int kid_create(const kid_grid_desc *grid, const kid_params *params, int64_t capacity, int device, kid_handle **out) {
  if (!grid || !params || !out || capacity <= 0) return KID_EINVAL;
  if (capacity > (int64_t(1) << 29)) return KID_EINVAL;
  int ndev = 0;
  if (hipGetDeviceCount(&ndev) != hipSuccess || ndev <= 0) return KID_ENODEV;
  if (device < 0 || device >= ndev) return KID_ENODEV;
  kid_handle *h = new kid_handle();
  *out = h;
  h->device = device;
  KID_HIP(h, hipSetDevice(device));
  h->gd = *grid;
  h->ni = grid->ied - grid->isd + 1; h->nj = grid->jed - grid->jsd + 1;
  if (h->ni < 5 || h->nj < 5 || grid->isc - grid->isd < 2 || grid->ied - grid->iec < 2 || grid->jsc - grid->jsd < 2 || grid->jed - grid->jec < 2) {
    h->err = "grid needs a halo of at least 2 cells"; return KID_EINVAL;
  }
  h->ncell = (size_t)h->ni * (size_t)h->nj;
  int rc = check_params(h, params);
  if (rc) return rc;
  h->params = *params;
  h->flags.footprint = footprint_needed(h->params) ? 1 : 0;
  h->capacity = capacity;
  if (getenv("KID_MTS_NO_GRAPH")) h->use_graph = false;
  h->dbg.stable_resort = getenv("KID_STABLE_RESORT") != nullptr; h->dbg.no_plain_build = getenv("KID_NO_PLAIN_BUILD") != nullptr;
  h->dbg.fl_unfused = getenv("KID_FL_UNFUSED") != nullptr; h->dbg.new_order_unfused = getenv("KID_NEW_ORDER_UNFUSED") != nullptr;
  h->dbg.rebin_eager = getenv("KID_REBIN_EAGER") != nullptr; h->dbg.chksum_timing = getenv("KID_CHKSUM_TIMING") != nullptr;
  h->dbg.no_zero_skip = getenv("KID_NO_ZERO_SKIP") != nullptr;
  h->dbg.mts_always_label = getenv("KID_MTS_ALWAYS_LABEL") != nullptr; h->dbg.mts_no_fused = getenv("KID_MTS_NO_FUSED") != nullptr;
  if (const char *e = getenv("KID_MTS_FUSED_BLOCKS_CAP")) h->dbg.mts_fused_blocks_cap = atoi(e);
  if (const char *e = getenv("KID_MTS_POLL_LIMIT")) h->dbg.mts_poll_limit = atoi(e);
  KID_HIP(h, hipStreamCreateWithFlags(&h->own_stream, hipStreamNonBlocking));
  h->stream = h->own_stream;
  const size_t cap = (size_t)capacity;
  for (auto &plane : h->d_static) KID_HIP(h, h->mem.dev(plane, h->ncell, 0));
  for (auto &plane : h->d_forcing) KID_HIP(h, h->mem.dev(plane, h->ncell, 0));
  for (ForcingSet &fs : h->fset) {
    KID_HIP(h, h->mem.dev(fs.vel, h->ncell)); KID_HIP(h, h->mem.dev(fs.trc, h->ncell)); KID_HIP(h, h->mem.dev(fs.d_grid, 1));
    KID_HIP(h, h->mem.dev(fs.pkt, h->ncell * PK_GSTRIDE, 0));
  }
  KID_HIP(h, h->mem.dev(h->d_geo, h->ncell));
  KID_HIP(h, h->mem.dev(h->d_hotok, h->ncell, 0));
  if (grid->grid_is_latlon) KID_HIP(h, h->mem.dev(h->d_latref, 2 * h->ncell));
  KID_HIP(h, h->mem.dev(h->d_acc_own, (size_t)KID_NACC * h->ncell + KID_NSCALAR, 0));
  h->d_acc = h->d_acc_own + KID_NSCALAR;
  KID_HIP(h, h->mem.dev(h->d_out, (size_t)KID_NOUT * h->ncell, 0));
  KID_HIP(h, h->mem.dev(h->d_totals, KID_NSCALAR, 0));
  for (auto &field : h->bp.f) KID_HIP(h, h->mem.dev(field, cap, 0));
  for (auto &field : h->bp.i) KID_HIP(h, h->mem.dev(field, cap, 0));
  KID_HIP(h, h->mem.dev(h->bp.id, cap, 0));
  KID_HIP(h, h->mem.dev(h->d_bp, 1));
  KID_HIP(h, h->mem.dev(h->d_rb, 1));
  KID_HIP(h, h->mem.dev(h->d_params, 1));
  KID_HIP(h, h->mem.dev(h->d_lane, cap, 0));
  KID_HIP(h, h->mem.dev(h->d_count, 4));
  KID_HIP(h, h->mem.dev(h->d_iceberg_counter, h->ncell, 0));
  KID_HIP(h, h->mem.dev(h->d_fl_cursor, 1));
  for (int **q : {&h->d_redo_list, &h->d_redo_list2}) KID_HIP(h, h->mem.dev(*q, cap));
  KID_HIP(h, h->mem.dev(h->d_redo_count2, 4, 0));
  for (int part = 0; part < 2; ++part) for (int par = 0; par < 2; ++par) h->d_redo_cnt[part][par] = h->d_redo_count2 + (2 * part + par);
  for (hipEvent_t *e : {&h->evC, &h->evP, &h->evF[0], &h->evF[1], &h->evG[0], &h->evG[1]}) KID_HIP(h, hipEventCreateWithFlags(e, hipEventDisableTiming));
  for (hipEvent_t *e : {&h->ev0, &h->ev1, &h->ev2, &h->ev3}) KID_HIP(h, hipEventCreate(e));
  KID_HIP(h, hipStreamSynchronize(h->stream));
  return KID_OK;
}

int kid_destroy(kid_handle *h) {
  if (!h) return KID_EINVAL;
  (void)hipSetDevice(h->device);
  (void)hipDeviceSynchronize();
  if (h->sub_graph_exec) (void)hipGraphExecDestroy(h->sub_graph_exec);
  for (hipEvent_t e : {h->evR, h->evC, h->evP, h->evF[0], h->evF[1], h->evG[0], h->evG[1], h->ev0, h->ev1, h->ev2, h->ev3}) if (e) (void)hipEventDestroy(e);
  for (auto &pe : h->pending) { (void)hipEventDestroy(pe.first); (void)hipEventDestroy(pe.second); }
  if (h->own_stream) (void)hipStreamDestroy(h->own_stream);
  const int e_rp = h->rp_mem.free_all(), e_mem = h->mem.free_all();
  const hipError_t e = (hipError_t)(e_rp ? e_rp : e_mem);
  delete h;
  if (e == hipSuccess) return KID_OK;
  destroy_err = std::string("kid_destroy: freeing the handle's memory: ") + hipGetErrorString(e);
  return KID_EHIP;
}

-*-

### Problem requirements:
Lines from the one containing "if (h->own_stream) (void)hipStreamDestroy(h->own_stream);" through the last line of the listing are to be restated word for word; no other line may appear.

### Solution below:
  if (h->own_stream) (void)hipStreamDestroy(h->own_stream);
  const int e_rp = h->rp_mem.free_all(), e_mem = h->mem.free_all();
  const hipError_t e = (hipError_t)(e_rp ? e_rp : e_mem);
  delete h;
  if (e == hipSuccess) return KID_OK;
  destroy_err = std::string("kid_destroy: freeing the handle's memory: ") + hipGetErrorString(e);
  return KID_EHIP;
}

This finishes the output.